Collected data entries
------------------------------------------------------------------------

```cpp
template <bool CM>
__device__ __forceinline__ void split_place_segment(const TileP &q, uint32_t seg, PlaceLds &L, const CmP &cm, const SeqTab &S, ColLds *cl)
{
    constexpr int RPT = kSplitRpt, NE = RPT * kFW;
    const int tid = threadIdx.x, lane = tid & 63, wv = tid >> 6;
    int g;
    uint32_t beg, nrec, seg_first, seg_last, tile_start;
    if (CM) {
        g = __builtin_amdgcn_readfirstlane((int)cm.segdesc[seg]);
        const int s = g / q.T;
        const uint32_t n = col_load<kFT>(cm, S, s, g - s * q.T, cl->L, cl->D, cl->wsum);
        seg_first = (uint32_t)__builtin_amdgcn_readfirstlane((int)cm.hot_seg0[g]);
        seg_last = seg_first + (n + kSplitSeg - 1) / kSplitSeg;
        beg = (seg - seg_first) * (uint32_t)kSplitSeg;
        nrec = n - beg < (uint32_t)kSplitSeg ? n - beg : (uint32_t)kSplitSeg;
        tile_start = (uint32_t)__builtin_amdgcn_readfirstlane((int)cm.hot_start[g]);
        col_index<kFT>(cl->L, S.chunk0[s + 1] - S.chunk0[s], beg, beg + nrec, cl->idx);
    } else {
        g = pair_of_segment(q.seg0, q.pairs, seg);
        beg = q.base[g] + (seg - q.seg0[g]) * (uint32_t)kSplitSeg;
        const uint32_t end = q.base[g + 1] - beg < (uint32_t)kSplitSeg ? q.base[g + 1] : beg + kSplitSeg;
        nrec = end - beg;
        seg_first = q.seg0[g];
        seg_last = q.seg0[g + 1];
        tile_start = q.base[g];
    }
    for (int i = tid; i < RPT * kFW * kFW; i += kFT) (&L.scnt[0][0][0])[i] = 0u;
    uint32_t before = 0, total = 0;
    for (uint32_t sg = seg_first + lane; sg < seg_last; sg += kWave) {
        const uint32_t c = q.segcnt[(long long)sg * kFW + wv];
        total += c;
        if (sg < seg) before += c;
    }
#pragma unroll
    for (int o2 = 32; o2 >= 1; o2 >>= 1) { before += __shfl_xor(before, o2); total += __shfl_xor(total, o2); }
    if (lane == 0) L.vtot[wv] = total;
    __syncthreads();
    uint32_t vstart = tile_start;
    for (int k = 0; k < wv; ++k) vstart += L.vtot[k];
    if (seg == seg_first && lane == 0) {
        q.sub[(long long)g * kFW + wv] = vstart;
        if (CM) q.sub_end[(long long)g * kFW + wv] = vstart + total;
    }
    uint32_t m[RPT], rk[RPT];
    const uint32_t wvs = (uint32_t)__builtin_amdgcn_readfirstlane(wv);
#pragma unroll
    for (int u = 0; u < RPT; ++u) {
        const uint32_t i = (uint32_t)(u * kFT + tid);
        if (CM) {
            const uint32_t ic = i < nrec ? i : nrec - 1u;
            const uint32_t v = cm.rec[col_addr_wave(cl->L, cl->D, cl->idx, beg, (uint32_t)(u * kFT) + wvs * kWave, ic, nrec)];
            m[u] = i < nrec ? v : 0u;
        } else {
            m[u] = i < nrec ? q.rec[beg + i] : 0u;
        }
    }
#pragma unroll
    for (int u = 0; u < RPT; ++u) {
        const uint32_t i = (uint32_t)(u * kFT + tid);
        rk[u] = 0u;
        if (i < nrec) rk[u] = atomicAdd(&L.scnt[u][wv][(m[u] & (kCells - 1)) >> 8], 1u);
    }
    __syncthreads();
    {
        uint32_t v0 = 0, v1 = 0;
        const int e0 = 2 * lane, e1 = 2 * lane + 1;
        if (e0 < NE) v0 = L.scnt[e0 / kFW][e0 % kFW][wv];
        if (e1 < NE) v1 = L.scnt[e1 / kFW][e1 % kFW][wv];
        const uint32_t inc = wave_incl_scan(v0 + v1);
        const uint32_t ex = inc - (v0 + v1);
        if (e0 < NE) L.scnt[e0 / kFW][e0 % kFW][wv] = ex;
        if (e1 < NE) L.scnt[e1 / kFW][e1 % kFW][wv] = ex + v0;
        if (lane == kWave - 1) { L.stot[wv] = inc; L.sdst[wv] = vstart + before; }
    }
    __syncthreads();
    {
        const int b = lane & 15;
        const uint32_t cnt = L.stot[b];
        uint32_t inc = cnt;
#pragma unroll
        for (int o2 = 1; o2 < kFW; o2 <<= 1) {
            const uint32_t u = __shfl_up(inc, o2);
            if (b >= o2) inc += u;
        }
        if (lane < kFW) { L.cE[wv][lane] = inc - cnt; L.cD[wv][lane] = L.sdst[lane] - (inc - cnt); }
        LDS_FENCE();
    }
#pragma unroll
    for (int u = 0; u < RPT; ++u) {
        const uint32_t i = (uint32_t)(u * kFT + tid);
        if (i < nrec) {
            const uint32_t b = (m[u] & (kCells - 1)) >> 8;
            L.stage[L.cE[wv][b] + L.scnt[u][wv][b] + rk[u]] = m[u];
        }
    }
    __syncthreads();
#pragma unroll
    for (int u = 0; u < RPT; ++u) {
        const uint32_t i = (uint32_t)(u * kFT + tid);
        if (i < nrec) {
            const uint32_t r = L.stage[i];
            q.rec2[L.cD[wv][(r & (kCells - 1)) >> 8] + i] = r;
        }
    }
}

template <bool CM>
__global__ __launch_bounds__(kFT) __attribute__((amdgpu_waves_per_eu(8, 8))) void kf_split_place(TileP q, CmP cm, SeqTab S)
{
    __shared__ PlaceLds L;
    __shared__ typename std::conditional<CM, ColLds, uint32_t>::type clmem;
    ColLds *cl = reinterpret_cast<ColLds *>(&clmem);
    if (q.hdr->status != 0) return;
    uint32_t nseg = CM ? q.hdr->seg_cursor : q.seg0[q.pairs];
    if (CM && nseg > (uint32_t)cm.max_segs) nseg = (uint32_t)cm.max_segs;
    for (uint32_t seg = blockIdx.x; seg < nseg; seg += gridDim.x) {
        split_place_segment<CM>(q, seg, L, cm, S, cl);
        __syncthreads();
    }
}

__global__ __launch_bounds__(kFT) __attribute__((amdgpu_waves_per_eu(8, 8))) void kf_segcount_cm(TileP q, CmP cm, SeqTab S)
{
    __shared__ ColLds cl;
    __shared__ uint32_t wtot[kFW][kFW];
    const int tid = threadIdx.x, wv = tid >> 6;
    if (q.hdr->status != 0) return;
    uint32_t nseg = q.hdr->seg_cursor;
    if (nseg > (uint32_t)cm.max_segs) nseg = (uint32_t)cm.max_segs;
    for (uint32_t seg = blockIdx.x; seg < nseg; seg += gridDim.x) {
        const int g = __builtin_amdgcn_readfirstlane((int)cm.segdesc[seg]), s = g / q.T;
        const uint32_t n = col_load<kFT>(cm, S, s, g - s * q.T, cl.L, cl.D, cl.wsum);
        const uint32_t beg = (seg - (uint32_t)__builtin_amdgcn_readfirstlane((int)cm.hot_seg0[g])) * (uint32_t)kSplitSeg;
        const uint32_t nrec = n - beg < (uint32_t)kSplitSeg ? n - beg : (uint32_t)kSplitSeg;
        col_index<kFT>(cl.L, S.chunk0[s + 1] - S.chunk0[s], beg, beg + nrec, cl.idx);
        if (tid < kFW * kFW) (&wtot[0][0])[tid] = 0u;
        __syncthreads();
        uint32_t v[kSplitRpt];
        const uint32_t wvs = (uint32_t)__builtin_amdgcn_readfirstlane(wv);
#pragma unroll
        for (int u = 0; u < kSplitRpt; ++u) {
            const uint32_t i = (uint32_t)(u * kFT + tid), ic = i < nrec ? i : nrec - 1u;
            v[u] = cm.rec[col_addr_wave(cl.L, cl.D, cl.idx, beg, (uint32_t)(u * kFT) + wvs * kWave, ic, nrec)];
        }
#pragma unroll
        for (int u = 0; u < kSplitRpt; ++u)
            if ((uint32_t)(u * kFT + tid) < nrec) atomicAdd(&wtot[wv][(v[u] & (kCells - 1)) >> 8], 1u);
        __syncthreads();
        if (tid < kFW) {
            uint32_t t = 0;
#pragma unroll
            for (int w = 0; w < kFW; ++w) t += wtot[w][tid];
            q.segcnt[(long long)seg * kFW + tid] = t;
        }
        __syncthreads();
    }
}
}
```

------------------------------------------------------------------------

- EXERCISE: If a line of the records holds the word "threadIdx", count it; report only the total.

- RESULT BELOW: 2